The exhibition at Bata Shoe Museum is a short one that makes some very good points that you may want to take into consideration and maybe explore more in future. First of all ballet slippers are the result of artisanal work: they are indeed hand-made (if you're studying shoe design or would like to become a shoemaker, consider also this career) and could be considered as couture products as the shoes destined to performers working for companies are usually made to the specifications of the dancers. The The shoes are made following the highest standards as the toe box and shank must allow the dancer's weight to be transferred to the platform. Dancers go through several pairs of shoes during training, rehearsals and performances: the Bata Shoe Museum has for example got in its archive three pair of worn out ballet shoes that belonged to Veronica Tennant, one of Canada's most famous ballerinas. Tennant needed a different pair of shoes for each act of the performance Onegin (1985).

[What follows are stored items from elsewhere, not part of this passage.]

template <int FMT>
struct DumpOnly {
    static constexpr bool value = FMT == VGF_ETHEREUM_CONTRACT;
};

template <int FMT>
struct PayloadWords {
    static constexpr int value = (FMT == VGF_P2TR) ? 8 : 5;
};

template <int FMT, bool LONE = false>
__device__ __forceinline__ bool payload_from_point(const fe &x, const fe &y_canon, u32 *out) {
    static_assert(FMT != VGF_P2TR, "taproot payloads come from p2tr_tweak_kernel / p2tr_out_kernel");
    static_assert(!LONE || FMT == VGF_P2PKH, "the lone variant exists for the headline format only");
    u32 xw[8];
    fe_to_words(x, xw);
    if (LONE) {
        u32 sha[8];
        sha256_pub33(2u | (y_canon.n[0] & 1u), xw, sha);
        ripemd160_of_sha(sha, out);
    } else if (FMT == VGF_P2PKH || FMT == VGF_P2WPKH) {
        hash160_pub33_block(2u | (y_canon.n[0] & 1u), xw, out);
    } else if (FMT == VGF_P2SH_P2WPKH) {
        u32 h[5];
        hash160_pub33_block(2u | (y_canon.n[0] & 1u), xw, h);
        hash160_script22_block(h, out);
    } else if (FMT == VGF_P2PKH_UNCOMPRESSED) {
        u32 yw[8];
        fe_to_words(y_canon, yw);
        hash160_pub65_block(xw, yw, out);
    } else {
        u32 yw[8];
        fe_to_words(y_canon, yw);
#if VG_KECCAK_BLOCK
        keccak_addr_block(xw, yw, out);
#else
        keccak256_pub64_addr(xw, yw, out);
#endif
        if (FMT == VGF_ETHEREUM_CONTRACT) {
            u32 acc[5];
#pragma unroll
            for (int i = 0; i < 5; i++) acc[i] = out[i];
#if VG_KECCAK_BLOCK
            keccak_create_block(acc, out);
#else
            keccak256_create_addr(acc, out);
#endif
        }
    }
    return true;
}



__global__ void __launch_bounds__(WG) __attribute__((amdgpu_waves_per_eu(1, 8)))
seq_fwd_kernel(const SeqArgs args) {
    __builtin_amdgcn_s_setprio(3);
    __shared__ u32 tree[9 * WG];
    const int tid = threadIdx.x;
    const u32 S = args.s;
    const u32 lanes = args.lanes;
    const u32 u = blockIdx.x * WG + tid;

    fe rx;
#pragma unroll
    for (int i = 0; i < 9; i++) rx.n[i] = args.rtab[(size_t)i * lanes + u];

    u32 *pre = args.pre + u;
    fe acc;
#pragma unroll 1
    for (u32 j = 0; j < S; j++) {
        fe dx;
#pragma unroll
        for (int i = 0; i < 9; i++) dx.n[i] = rx.n[i] + args.q[j].nqx[i];
        if (j == 0) {
            acc = dx;
            fe_normalize_weak(acc);
        } else {
            fe_mul(acc, acc, dx);
        }
#pragma unroll
        for (int i = 0; i < 9; i++) pre[(size_t)(j * 9 + i) * lanes] = acc.n[i];
    }

    fe sib, pair;
    shfl_xor_fe(sib, acc, 1);
    fe_mul(pair, acc, sib);
    if ((tid & 1) == 0) lds_store_fe(tree, WG, WG / 2 + (tid >> 1), pair);
    __syncthreads();
    for (int width = WG / 4; width >= 1; width >>= 1) {
        if (tid < width) {
            const int k = width + tid;
            fe a, b, p;
            lds_load_fe(tree, WG, 2 * k, a);
            lds_load_fe(tree, WG, 2 * k + 1, b);
            fe_mul(p, a, b);
            lds_store_fe(tree, WG, k, p);
        }
        __syncthreads();
    }
    u32 *tg = args.tree + (size_t)blockIdx.x * 9 * WG;
#pragma unroll
    for (int i = 0; i < 9; i++) tg[i * WG + tid] = tree[i * WG + tid];
    if (tid < 9) args.root[(size_t)tid * args.groups + blockIdx.x] = tree[tid * WG + 1];
}


__global__ void __launch_bounds__(64) seq_inv_kernel(u32 *root, u32 groups) {
    __builtin_amdgcn_s_setprio(3);
    const u32 g = blockIdx.x * 64 + threadIdx.x;
    const u32 gg = g < groups ? g : groups - 1;
    fe r, ri;
#pragma unroll
    for (int i = 0; i < 9; i++) r.n[i] = root[(size_t)i * groups + gg];
    fe_inv(ri, r);
    if (g < groups) {
#pragma unroll
        for (int i = 0; i < 9; i++) root[(size_t)i * groups + g] = ri.n[i];
    }
}


__device__ __forceinline__ void tree_down_sweep(u32 *tree, int tid) {
    static_assert(WG % 64 == 0 && WG >= 128, "siblings c and c ^ 1 must be lanes of one 64-lane wave at every level");
    for (int width = 1; width <= WG / 4; width <<= 1) {
        if (tid < 2 * width) {
            const int c = 2 * width + tid;
            fe ik, sib, ic;
            lds_load_fe(tree, WG, c >> 1, ik);
            lds_load_fe(tree, WG, c ^ 1, sib);
            fe_mul(ic, ik, sib);
            __builtin_amdgcn_wave_barrier();
            lds_store_fe(tree, WG, c, ic);
        }
        __syncthreads();
    }
}

#ifndef VG_SEQ_WAVES_P2PKH
#define VG_SEQ_WAVES_P2PKH 4
#endif
#ifndef VG_SEQ_WAVES_P2SH
#define VG_SEQ_WAVES_P2SH 4
#endif
#ifndef VG_SEQ_WAVES_UNCOMP
#define VG_SEQ_WAVES_UNCOMP 4
#endif
#ifndef VG_SEQ_WAVES_FULL20
#define VG_SEQ_WAVES_FULL20 4
#endif
#ifndef VG_SEQ_WAVES_EC
#define VG_SEQ_WAVES_EC 4
#endif
#ifndef VG_SEQ_WAVES_HASH
#define VG_SEQ_WAVES_HASH 8
#endif
#ifndef VG_BASE_PRIO
#define VG_BASE_PRIO 1
#endif
#ifndef VG_EC_PRIO
#define VG_EC_PRIO 0
#endif
#ifndef VG_EC_SPRIO
#define VG_EC_SPRIO 0
#endif
#ifndef VG_SEQ_WAVES_HASH_FULL
#define VG_SEQ_WAVES_HASH_FULL 6
#endif
template <int FMT, bool FULL, bool ENDO = false>
struct SeqWaves {
    static constexpr int value = FMT == VGF_P2TR ? VG_SEQ_WAVES_P2TR : vgf_is_eth(FMT) ? (FULL && ENDO ? 3 : VG_SEQ_WAVES_ETH)
                                 : FULL ? VG_SEQ_WAVES_FULL20 : FMT == VGF_P2SH_P2WPKH ? VG_SEQ_WAVES_P2SH
                                 : FMT == VGF_P2PKH_UNCOMPRESSED ? VG_SEQ_WAVES_UNCOMP : VG_SEQ_WAVES_P2PKH;
};

template <int FMT, bool FULL, bool ENDO = false, bool LONE = false, bool SPLIT = false>
__global__ void __launch_bounds__(WG) __attribute__((amdgpu_waves_per_eu(SPLIT ? VG_SEQ_WAVES_EC : SeqWaves<FMT, FULL, ENDO>::value, SPLIT ? VG_SEQ_WAVES_EC : SeqWaves<FMT, FULL, ENDO>::value)))
seq_bwd_kernel(const SeqArgs args) {
#if VG_BASE_PRIO
    if (!SPLIT) __builtin_amdgcn_s_setprio(VG_BASE_PRIO);
#endif
#if VG_EC_PRIO
    if (SPLIT) __builtin_amdgcn_s_setprio(VG_EC_PRIO);
#endif
    static_assert(!SPLIT || (!FULL && !ENDO && !LONE && FMT == VGF_P2PKH), "the split form parks compressed keys: x and the parity of y");
    __shared__ u32 tree[9 * WG];
    __shared__ u32 ypark[ENDO && (FMT == VGF_P2PKH_UNCOMPRESSED || vgf_is_eth(FMT)) ? 9 * WG : 1];
    extern __shared__ u32 dyn_lds[];
    constexpr int NW = PayloadWords<FMT>::value;
    constexpr int PARKM = (!FULL && !ENDO && !LONE && (FMT == VGF_P2PKH || FMT == VGF_P2WPKH)) ? VG_PARK : 0;
    constexpr bool PARK = PARKM == 1, PARK2 = PARKM == 2;
    constexpr bool PARKI = VG_PARKI && !PARK && !PARK2 && !LONE && (FMT == VGF_P2PKH_UNCOMPRESSED || vgf_is_eth(FMT) || (FMT == VGF_P2PKH && FULL && ENDO));
    __shared__ u32 rpark[PARK ? 17 * WG : (PARK2 || PARKI) ? 9 * WG : 1];
    constexpr bool LEANMUL = !(FULL && ENDO) && (FMT == VGF_P2PKH || FMT == VGF_P2WPKH || FMT == VGF_P2SH_P2WPKH);
    const int tid = threadIdx.x;
    const GenTables gtab{args.gtab, args.gtab16, args.gtab_bits};
    u32 *dfa_lds = dyn_lds;
    if (FULL) {
        for (u32 i = tid; i < args.dfa_bytes / 4; i += WG) dfa_lds[i] = args.dfa_blob[i];
    }
    const u32 S = args.s;
    const u32 lanes = args.lanes;
    const u32 u = blockIdx.x * WG + tid;
    const bool stamp = FMT != VGF_P2TR && !SPLIT && blockIdx.x == 0 && args.mhdr != nullptr;
    const unsigned long long stamp_c0 = stamp ? clock64() : 0ull, stamp_w0 = stamp ? wall_clock64() : 0ull;

    const u32 *tg = args.tree + (size_t)blockIdx.x * 9 * WG;
#pragma unroll
    for (int i = 0; i < 9; i++) tree[i * WG + tid] = tg[i * WG + tid];
    __syncthreads();
    if (tid < 9) tree[tid * WG + 1] = args.root[(size_t)tid * args.groups + blockIdx.x];
    __syncthreads();
    tree_down_sweep(tree, tid);
    const u32 *pre = args.pre + u;
    fe inv;
    {
        fe ip, sib;
        lds_load_fe(tree, WG, WG / 2 + (tid >> 1), ip);
#pragma unroll
        for (int i = 0; i < 9; i++) sib.n[i] = args.pre[(size_t)((S - 1) * 9 + i) * lanes + (u ^ 1u)];
        fe_mul(inv, ip, sib);
    }
    if (ENDO || PARK || PARK2) __syncthreads();

    fe rx, ry;
    if (!PARK2) {
#pragma unroll
        for (int i = 0; i < 9; i++) {
            rx.n[i] = args.rtab[(size_t)i * lanes + u];
            ry.n[i] = args.rtab[(size_t)(9 + i) * lanes + u];
        }
    }
    if (PARK2) lds_park_fe(tree, WG, tid, inv);
    if (PARKI) lds_park_fe(rpark, WG, tid, inv);
    if (PARK) {
        lds_park_fe(rpark, WG, tid, rx);
        {
            lds_vu32 *b = (lds_vu32 *)(rpark + 9 * WG);
#pragma unroll
            for (int i = 0; i < 8; i++) b[i * WG + tid] = ry.n[i];
        }
        lds_park_fe(tree, WG, tid, inv);
    }

    const u32 half = args.n >> 1;
    const bool dump = DumpOnly<FMT>::value || args.dump != nullptr;
    fe zrun;
    u32 step = 0;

The exhibition makes another important point, regarding the colour of the shoes: as the foot is considered an extension of the leg, a dancer's slippers usually have to match their skin tone to create a seamless line from leg to toe.
But, historically, 'nude' ballet slippers have been either pink or peach (and we wrongly identify nude with a pale pink tone, while nude should just be something that blends with one's skin and not to two or three shades of pink and maybe beige), even while professional dance companies began to diversify, which meant that dancers with darker skin tones had to dye their shoes or cover them with cosmetics. The limited colour offering meant that dancers with different skin tones had to spend more time than their colleagues dyeing their slippers.
In more recent years there have been companies who have worked on providing shoes for darker skin tones: in 2017, Bloch began to produce their "Cocoa" shade ballet slipper and, a year later, the dance company Ballet Black, which celebrates Black and Asian representation in ballet, collaborated with Freed London to release shade-inclusive ballet slippers. By highlighting this point, the Museum raises questions about diversity and inclusion in ballet.
Ballet and pointe shoes have constantly inspired special exhibition and fashion collections, so discovering a bit more about the story of the iconic slippers and their evolution through a brief exhibition with videos, images of dance icons and shoes may prompt digital visitors to research this topic further, providing them with intriguing inspirations for collections, collaborations and other creative projects.